# Exercise details
In the records below, which lines include "warp"? Copy them.

# Extracted data
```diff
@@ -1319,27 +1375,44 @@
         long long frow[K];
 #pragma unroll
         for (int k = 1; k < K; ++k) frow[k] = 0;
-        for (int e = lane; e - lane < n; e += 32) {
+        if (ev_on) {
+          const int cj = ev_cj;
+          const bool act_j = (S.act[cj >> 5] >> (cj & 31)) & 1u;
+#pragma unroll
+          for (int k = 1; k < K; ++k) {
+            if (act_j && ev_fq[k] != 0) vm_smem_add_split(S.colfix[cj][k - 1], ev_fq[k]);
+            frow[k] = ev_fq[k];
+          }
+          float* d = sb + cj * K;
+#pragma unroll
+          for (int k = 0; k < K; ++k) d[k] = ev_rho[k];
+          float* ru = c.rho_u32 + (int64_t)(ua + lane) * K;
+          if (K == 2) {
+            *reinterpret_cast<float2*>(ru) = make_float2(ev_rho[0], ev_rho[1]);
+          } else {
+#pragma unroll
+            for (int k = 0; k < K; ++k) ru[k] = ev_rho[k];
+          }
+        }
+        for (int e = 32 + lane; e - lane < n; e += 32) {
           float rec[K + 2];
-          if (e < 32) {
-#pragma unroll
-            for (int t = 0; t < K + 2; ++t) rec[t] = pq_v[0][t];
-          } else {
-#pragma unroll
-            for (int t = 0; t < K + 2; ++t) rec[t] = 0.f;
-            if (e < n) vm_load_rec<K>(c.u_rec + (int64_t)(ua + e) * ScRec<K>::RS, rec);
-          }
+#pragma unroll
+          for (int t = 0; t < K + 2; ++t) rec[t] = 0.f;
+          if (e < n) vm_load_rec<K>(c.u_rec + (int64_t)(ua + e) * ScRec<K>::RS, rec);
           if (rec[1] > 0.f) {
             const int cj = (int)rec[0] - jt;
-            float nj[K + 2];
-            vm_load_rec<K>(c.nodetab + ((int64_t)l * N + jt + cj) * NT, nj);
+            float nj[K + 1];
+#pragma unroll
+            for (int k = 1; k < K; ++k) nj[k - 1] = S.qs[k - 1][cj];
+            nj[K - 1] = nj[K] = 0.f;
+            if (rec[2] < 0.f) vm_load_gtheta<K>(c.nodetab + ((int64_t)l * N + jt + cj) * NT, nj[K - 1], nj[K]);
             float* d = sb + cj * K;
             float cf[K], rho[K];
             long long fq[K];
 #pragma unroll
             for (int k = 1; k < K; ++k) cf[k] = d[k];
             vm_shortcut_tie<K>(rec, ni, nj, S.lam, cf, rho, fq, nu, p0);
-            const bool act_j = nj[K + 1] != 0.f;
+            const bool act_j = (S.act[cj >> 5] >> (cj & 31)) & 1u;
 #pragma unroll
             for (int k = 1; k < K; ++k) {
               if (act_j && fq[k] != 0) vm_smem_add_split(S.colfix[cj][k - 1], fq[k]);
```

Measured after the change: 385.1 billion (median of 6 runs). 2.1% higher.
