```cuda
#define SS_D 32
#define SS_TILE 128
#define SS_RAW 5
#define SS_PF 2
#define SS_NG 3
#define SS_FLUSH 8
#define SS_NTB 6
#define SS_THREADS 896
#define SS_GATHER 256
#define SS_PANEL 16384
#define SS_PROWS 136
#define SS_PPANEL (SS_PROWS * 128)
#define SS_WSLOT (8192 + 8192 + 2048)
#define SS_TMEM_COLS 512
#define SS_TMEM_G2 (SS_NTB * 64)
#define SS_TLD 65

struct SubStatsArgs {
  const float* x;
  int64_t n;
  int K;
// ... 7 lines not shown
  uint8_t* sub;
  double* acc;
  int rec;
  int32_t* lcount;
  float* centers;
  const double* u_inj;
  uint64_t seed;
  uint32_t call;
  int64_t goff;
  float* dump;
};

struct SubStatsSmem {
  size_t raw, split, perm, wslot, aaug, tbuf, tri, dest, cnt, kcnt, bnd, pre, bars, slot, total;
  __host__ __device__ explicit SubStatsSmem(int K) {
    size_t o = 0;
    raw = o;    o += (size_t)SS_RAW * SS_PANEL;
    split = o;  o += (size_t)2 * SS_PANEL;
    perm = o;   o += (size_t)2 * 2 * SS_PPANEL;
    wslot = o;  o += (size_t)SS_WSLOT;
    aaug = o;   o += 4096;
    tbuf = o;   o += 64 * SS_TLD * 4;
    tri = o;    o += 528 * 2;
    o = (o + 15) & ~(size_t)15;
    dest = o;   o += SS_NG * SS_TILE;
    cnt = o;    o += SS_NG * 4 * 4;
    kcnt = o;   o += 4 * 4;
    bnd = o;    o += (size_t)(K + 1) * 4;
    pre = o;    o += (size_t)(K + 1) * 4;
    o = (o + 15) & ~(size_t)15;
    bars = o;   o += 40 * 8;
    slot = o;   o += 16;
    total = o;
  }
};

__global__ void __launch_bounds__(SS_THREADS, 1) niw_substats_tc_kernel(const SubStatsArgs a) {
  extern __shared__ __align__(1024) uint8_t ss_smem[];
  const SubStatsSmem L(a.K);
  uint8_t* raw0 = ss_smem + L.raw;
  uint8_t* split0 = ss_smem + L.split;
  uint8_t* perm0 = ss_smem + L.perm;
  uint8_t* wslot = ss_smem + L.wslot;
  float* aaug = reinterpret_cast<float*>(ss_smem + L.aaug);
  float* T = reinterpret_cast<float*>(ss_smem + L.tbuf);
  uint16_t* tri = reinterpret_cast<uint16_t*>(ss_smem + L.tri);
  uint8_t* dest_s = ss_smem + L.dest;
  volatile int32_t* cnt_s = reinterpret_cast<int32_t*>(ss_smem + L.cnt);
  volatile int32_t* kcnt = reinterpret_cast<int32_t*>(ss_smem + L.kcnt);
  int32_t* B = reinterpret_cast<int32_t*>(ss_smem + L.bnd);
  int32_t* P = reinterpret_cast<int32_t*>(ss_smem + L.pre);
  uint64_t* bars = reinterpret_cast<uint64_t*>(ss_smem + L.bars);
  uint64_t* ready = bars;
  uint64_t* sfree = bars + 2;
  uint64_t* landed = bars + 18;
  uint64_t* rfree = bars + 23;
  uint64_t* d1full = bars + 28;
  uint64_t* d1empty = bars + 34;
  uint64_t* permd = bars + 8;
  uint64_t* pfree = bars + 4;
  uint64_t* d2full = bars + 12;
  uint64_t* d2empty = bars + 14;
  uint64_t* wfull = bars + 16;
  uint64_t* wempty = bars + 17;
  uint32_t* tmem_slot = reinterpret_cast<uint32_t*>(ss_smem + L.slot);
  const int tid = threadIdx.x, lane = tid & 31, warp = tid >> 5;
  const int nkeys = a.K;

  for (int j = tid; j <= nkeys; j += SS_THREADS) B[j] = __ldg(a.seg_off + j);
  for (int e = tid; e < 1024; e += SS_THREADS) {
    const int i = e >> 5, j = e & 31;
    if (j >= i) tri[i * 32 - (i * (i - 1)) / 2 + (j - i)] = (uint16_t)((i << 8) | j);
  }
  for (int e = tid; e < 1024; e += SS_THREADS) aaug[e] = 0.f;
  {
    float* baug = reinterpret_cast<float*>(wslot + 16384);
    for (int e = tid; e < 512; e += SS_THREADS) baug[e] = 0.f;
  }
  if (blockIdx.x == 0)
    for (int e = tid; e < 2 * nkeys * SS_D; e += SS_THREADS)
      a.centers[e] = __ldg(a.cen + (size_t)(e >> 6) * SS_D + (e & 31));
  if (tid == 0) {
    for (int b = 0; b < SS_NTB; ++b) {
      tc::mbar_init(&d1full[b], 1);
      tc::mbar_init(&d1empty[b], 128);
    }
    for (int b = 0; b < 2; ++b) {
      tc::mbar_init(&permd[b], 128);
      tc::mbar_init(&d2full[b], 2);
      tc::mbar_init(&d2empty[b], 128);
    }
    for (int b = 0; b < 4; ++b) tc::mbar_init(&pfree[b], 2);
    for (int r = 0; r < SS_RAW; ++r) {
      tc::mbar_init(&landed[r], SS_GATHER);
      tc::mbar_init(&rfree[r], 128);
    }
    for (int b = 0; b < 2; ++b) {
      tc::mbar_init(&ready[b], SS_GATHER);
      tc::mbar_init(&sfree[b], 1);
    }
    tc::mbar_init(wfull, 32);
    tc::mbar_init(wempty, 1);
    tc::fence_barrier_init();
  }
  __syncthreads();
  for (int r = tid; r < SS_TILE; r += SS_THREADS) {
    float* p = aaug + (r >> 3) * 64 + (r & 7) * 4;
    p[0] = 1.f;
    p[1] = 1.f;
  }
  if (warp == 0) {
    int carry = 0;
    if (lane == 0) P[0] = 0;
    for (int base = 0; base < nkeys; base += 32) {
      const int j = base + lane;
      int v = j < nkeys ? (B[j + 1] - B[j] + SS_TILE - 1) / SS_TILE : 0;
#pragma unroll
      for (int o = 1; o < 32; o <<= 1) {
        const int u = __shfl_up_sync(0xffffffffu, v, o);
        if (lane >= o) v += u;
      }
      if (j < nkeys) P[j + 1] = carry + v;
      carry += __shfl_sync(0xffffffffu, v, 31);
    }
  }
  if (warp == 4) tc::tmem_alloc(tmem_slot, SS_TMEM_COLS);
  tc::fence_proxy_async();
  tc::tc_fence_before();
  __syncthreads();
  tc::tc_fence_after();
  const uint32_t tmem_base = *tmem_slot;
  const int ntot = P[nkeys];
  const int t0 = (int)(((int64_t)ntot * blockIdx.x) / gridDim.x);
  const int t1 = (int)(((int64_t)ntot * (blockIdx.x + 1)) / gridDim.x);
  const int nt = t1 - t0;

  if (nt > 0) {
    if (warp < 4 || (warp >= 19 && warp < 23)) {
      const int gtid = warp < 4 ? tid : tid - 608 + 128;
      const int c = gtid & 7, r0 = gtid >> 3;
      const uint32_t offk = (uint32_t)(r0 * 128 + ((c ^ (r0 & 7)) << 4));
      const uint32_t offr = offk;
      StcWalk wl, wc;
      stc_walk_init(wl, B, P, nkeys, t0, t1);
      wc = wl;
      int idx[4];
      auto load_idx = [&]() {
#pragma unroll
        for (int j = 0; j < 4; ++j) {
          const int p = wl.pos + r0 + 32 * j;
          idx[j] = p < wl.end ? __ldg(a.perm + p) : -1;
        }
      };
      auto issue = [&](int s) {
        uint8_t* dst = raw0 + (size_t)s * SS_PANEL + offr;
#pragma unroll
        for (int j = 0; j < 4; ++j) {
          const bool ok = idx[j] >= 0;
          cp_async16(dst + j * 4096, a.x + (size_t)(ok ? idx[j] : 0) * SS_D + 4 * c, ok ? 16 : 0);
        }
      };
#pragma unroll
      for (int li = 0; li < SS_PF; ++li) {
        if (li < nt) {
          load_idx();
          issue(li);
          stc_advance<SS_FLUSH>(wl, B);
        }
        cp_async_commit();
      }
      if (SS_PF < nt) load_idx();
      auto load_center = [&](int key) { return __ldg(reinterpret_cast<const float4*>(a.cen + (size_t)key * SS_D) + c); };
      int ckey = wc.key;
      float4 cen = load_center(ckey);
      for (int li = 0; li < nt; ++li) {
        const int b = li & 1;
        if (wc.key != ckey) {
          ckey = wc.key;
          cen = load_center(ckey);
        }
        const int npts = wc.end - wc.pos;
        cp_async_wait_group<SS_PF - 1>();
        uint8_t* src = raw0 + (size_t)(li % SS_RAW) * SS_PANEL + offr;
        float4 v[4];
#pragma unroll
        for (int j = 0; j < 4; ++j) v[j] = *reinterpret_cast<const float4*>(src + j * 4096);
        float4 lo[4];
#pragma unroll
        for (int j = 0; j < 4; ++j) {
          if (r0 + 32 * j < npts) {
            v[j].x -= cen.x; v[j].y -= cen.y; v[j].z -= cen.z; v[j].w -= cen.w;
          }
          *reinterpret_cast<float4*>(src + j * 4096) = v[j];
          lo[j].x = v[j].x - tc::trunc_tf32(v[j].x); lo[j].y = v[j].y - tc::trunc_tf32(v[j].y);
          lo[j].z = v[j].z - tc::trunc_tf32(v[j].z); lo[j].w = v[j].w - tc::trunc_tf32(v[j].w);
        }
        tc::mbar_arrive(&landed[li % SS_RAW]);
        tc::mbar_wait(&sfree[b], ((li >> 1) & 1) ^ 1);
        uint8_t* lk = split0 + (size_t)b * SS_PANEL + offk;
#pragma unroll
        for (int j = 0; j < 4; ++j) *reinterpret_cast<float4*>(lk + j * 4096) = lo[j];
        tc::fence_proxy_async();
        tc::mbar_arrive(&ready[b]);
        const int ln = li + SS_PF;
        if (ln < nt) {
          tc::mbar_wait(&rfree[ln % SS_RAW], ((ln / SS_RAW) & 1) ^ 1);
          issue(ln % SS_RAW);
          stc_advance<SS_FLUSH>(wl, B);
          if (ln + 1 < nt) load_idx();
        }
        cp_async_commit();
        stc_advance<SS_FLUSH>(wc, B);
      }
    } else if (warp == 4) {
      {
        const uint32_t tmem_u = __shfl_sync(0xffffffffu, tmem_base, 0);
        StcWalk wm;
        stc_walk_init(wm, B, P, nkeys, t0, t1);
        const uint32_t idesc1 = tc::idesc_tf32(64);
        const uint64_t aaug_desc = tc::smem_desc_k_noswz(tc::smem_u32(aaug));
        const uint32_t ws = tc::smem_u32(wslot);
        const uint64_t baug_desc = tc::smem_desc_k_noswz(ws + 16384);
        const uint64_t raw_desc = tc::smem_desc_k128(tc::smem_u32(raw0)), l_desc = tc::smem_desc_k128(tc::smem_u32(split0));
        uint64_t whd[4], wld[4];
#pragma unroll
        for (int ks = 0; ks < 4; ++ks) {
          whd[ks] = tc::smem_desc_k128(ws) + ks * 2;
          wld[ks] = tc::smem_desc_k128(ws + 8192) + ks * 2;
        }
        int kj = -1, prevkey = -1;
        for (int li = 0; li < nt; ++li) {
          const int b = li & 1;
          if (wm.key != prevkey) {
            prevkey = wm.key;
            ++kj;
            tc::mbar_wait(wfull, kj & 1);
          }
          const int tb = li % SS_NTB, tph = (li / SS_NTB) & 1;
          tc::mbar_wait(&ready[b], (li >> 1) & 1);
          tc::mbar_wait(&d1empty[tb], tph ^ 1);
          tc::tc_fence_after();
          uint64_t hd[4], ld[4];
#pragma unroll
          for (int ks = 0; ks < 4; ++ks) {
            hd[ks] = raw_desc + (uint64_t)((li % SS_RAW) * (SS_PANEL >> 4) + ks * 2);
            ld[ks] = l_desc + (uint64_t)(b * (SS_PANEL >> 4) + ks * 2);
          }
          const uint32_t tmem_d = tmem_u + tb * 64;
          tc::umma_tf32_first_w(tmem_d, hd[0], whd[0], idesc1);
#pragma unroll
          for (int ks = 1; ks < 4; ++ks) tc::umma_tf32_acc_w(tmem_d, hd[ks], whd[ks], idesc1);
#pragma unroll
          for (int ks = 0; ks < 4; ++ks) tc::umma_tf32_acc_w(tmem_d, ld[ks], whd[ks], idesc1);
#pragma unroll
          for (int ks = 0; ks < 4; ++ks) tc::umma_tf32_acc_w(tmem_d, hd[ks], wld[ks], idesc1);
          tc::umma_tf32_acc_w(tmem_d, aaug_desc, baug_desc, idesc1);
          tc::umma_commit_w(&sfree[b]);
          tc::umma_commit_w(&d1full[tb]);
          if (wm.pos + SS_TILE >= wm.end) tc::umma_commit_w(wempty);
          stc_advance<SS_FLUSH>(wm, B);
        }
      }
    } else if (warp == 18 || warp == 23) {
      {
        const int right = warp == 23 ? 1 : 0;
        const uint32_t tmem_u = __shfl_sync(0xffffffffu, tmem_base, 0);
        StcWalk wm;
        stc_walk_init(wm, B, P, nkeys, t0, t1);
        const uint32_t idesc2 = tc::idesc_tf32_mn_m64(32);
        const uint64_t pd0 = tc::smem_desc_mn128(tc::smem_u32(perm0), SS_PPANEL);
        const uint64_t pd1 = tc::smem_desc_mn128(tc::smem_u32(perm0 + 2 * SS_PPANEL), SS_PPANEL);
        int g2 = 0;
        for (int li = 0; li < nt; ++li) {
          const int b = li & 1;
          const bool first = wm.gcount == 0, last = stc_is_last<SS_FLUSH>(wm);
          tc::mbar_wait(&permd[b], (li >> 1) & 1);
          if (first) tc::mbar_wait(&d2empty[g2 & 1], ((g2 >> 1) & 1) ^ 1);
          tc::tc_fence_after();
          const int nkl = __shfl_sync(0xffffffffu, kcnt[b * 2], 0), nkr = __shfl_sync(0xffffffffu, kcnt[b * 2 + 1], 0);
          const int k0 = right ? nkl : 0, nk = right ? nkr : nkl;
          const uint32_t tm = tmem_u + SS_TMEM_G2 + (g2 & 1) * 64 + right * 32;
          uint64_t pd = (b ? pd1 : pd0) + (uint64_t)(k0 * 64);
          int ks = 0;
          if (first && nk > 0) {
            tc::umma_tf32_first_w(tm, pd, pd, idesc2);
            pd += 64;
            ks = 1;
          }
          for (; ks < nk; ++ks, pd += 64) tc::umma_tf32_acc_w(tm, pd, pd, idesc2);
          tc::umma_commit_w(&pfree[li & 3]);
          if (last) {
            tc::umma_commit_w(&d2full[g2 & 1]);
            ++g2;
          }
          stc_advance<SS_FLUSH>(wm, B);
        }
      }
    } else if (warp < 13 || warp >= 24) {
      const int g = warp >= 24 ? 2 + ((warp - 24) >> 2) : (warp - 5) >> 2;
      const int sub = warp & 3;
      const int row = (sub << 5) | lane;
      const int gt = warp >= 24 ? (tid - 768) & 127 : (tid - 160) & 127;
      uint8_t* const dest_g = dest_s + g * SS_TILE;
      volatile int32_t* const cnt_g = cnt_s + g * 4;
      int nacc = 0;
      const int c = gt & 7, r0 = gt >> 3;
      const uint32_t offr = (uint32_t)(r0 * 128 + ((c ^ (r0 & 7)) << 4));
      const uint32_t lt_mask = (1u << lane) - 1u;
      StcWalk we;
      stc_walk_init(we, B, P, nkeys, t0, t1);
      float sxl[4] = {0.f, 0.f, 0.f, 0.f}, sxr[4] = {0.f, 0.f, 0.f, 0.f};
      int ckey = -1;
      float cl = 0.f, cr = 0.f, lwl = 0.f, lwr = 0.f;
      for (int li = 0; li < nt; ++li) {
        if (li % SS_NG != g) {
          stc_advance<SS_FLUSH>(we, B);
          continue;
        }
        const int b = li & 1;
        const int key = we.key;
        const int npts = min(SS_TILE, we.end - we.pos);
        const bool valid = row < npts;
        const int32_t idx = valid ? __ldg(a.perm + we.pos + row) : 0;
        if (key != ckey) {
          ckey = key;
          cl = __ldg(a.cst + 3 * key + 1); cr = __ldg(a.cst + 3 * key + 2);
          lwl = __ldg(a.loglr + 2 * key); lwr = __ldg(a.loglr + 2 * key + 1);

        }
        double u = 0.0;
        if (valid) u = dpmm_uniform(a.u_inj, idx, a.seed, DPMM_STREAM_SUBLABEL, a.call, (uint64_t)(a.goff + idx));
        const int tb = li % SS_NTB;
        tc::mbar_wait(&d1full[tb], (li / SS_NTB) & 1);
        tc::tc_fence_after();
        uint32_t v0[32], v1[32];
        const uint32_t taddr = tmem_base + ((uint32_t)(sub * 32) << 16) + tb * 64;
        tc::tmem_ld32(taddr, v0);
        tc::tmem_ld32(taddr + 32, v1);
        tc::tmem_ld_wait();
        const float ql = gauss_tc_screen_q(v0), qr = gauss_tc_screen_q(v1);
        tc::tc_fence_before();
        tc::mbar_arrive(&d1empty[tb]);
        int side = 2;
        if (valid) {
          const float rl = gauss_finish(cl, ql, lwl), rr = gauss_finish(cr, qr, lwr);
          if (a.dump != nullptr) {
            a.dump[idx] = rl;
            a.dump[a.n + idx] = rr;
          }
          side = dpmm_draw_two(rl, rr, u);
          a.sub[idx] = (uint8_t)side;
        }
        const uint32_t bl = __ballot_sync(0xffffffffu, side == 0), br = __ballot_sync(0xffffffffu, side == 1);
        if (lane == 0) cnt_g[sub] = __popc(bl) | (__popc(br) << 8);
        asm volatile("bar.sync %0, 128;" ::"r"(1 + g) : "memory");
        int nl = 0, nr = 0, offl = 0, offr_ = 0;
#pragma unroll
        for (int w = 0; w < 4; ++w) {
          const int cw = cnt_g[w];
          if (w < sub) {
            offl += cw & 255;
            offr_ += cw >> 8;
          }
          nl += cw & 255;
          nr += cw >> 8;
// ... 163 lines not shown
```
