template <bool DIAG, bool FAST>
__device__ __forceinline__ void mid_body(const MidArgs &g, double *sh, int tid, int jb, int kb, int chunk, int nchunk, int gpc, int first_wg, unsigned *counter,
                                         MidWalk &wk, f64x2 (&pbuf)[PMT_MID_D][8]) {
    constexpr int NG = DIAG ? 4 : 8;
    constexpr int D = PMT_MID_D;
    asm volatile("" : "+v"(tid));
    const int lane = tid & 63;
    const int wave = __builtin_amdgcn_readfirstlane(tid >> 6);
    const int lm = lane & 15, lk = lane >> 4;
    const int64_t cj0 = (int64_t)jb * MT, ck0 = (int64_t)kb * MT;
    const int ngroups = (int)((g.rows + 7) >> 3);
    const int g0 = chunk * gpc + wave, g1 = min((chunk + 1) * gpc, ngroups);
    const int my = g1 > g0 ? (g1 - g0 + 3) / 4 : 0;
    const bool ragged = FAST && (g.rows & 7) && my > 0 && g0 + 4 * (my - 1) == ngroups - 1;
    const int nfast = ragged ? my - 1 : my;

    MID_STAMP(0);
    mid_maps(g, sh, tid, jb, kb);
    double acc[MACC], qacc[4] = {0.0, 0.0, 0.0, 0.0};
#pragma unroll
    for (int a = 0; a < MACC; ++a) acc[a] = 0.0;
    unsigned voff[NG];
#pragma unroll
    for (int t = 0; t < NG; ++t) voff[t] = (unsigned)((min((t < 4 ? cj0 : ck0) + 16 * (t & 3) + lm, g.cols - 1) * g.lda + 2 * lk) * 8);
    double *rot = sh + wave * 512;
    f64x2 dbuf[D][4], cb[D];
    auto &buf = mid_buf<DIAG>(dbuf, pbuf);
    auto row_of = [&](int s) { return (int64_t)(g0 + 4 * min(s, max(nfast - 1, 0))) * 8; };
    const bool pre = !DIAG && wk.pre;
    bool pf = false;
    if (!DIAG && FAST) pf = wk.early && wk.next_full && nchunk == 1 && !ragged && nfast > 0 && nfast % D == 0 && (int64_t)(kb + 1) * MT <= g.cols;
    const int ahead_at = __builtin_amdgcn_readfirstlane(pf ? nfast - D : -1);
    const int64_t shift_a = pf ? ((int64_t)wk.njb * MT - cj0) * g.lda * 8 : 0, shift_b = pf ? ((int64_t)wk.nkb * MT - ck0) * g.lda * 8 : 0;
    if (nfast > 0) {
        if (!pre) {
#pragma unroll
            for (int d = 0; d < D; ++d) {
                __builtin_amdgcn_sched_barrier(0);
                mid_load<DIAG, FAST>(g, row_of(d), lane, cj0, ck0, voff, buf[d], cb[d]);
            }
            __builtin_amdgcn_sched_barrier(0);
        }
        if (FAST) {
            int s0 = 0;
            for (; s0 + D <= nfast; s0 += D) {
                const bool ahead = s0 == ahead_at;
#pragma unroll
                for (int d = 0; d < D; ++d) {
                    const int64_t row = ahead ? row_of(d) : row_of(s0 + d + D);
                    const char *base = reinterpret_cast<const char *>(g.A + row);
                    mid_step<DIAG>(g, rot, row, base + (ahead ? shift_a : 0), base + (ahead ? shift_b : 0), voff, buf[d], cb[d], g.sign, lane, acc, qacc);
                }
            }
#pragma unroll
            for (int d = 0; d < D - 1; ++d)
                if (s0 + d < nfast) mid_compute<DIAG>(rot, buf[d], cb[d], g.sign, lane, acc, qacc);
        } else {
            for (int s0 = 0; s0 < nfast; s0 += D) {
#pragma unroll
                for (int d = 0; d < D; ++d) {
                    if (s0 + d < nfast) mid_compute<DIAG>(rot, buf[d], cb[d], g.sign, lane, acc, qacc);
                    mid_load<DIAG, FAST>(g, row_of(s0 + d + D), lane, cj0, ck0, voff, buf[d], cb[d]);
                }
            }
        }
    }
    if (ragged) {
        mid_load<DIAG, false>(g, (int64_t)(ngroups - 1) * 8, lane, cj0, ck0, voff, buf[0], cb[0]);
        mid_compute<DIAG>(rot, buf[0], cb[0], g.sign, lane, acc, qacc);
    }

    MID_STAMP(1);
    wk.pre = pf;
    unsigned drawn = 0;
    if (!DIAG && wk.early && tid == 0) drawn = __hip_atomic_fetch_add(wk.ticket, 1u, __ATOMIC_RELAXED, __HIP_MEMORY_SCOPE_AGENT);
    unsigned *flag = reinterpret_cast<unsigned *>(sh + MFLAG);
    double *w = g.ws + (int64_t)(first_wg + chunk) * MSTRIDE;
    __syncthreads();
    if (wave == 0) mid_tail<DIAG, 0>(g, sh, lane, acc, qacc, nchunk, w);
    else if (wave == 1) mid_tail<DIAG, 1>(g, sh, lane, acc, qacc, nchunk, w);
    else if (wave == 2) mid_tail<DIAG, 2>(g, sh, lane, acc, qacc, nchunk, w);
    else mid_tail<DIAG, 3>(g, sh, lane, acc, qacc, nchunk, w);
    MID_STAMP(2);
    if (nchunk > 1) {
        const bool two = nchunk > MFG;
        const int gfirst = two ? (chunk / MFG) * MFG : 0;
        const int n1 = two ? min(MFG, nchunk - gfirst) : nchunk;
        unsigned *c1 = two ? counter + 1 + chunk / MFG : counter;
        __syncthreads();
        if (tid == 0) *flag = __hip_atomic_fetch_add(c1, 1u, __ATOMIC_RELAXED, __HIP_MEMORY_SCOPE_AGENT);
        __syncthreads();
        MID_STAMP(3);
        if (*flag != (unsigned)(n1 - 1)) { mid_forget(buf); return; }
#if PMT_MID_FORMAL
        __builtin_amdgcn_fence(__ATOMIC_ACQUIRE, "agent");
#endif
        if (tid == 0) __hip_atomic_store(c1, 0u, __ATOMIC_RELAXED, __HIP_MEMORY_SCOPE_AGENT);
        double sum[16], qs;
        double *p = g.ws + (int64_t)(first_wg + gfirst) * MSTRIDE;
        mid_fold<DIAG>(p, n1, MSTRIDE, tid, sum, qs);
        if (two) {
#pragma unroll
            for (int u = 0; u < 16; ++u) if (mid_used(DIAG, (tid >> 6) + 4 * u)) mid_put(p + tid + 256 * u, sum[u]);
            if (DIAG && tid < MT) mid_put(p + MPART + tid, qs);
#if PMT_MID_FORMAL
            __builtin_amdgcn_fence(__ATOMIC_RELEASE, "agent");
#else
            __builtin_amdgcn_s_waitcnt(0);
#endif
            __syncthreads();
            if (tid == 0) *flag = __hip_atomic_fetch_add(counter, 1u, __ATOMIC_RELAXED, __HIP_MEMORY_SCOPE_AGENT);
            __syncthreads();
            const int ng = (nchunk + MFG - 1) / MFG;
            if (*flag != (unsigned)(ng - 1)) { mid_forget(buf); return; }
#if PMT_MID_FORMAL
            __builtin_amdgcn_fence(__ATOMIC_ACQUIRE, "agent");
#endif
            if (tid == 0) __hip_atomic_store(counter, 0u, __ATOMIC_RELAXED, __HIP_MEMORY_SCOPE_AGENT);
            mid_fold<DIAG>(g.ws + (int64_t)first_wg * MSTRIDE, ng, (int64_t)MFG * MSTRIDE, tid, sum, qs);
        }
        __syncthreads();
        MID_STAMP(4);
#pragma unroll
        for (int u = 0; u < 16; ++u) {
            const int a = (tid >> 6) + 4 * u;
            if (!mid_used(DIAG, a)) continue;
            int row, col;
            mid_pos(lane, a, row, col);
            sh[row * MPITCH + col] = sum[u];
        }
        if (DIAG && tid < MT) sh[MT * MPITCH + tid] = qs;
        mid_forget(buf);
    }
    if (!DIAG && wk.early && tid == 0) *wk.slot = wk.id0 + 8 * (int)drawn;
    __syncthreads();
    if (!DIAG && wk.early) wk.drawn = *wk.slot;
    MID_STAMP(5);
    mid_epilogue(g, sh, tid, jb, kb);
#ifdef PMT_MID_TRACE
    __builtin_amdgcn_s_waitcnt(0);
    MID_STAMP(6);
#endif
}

# Written answer
  const int tid = threadIdx.x, lane = tid & 31, warp = tid >> 5;
  if (warp == 0) {
  if (warp == 4) tc::tmem_alloc(tmem_slot, SS_TMEM_COLS);
    if (warp < 4 || (warp >= 19 && warp < 23)) {
      const int gtid = warp < 4 ? tid : tid - 608 + 128;
    } else if (warp == 4) {
    } else if (warp == 18 || warp == 23) {
        const int right = warp == 23 ? 1 : 0;
    } else if (warp < 13 || warp >= 24) {
      const int g = warp >= 24 ? 2 + ((warp - 24) >> 2) : (warp - 5) >> 2;
      const int sub = warp & 3;
      const int gt = warp >= 24 ? (tid - 768) & 127 : (tid - 160) & 127;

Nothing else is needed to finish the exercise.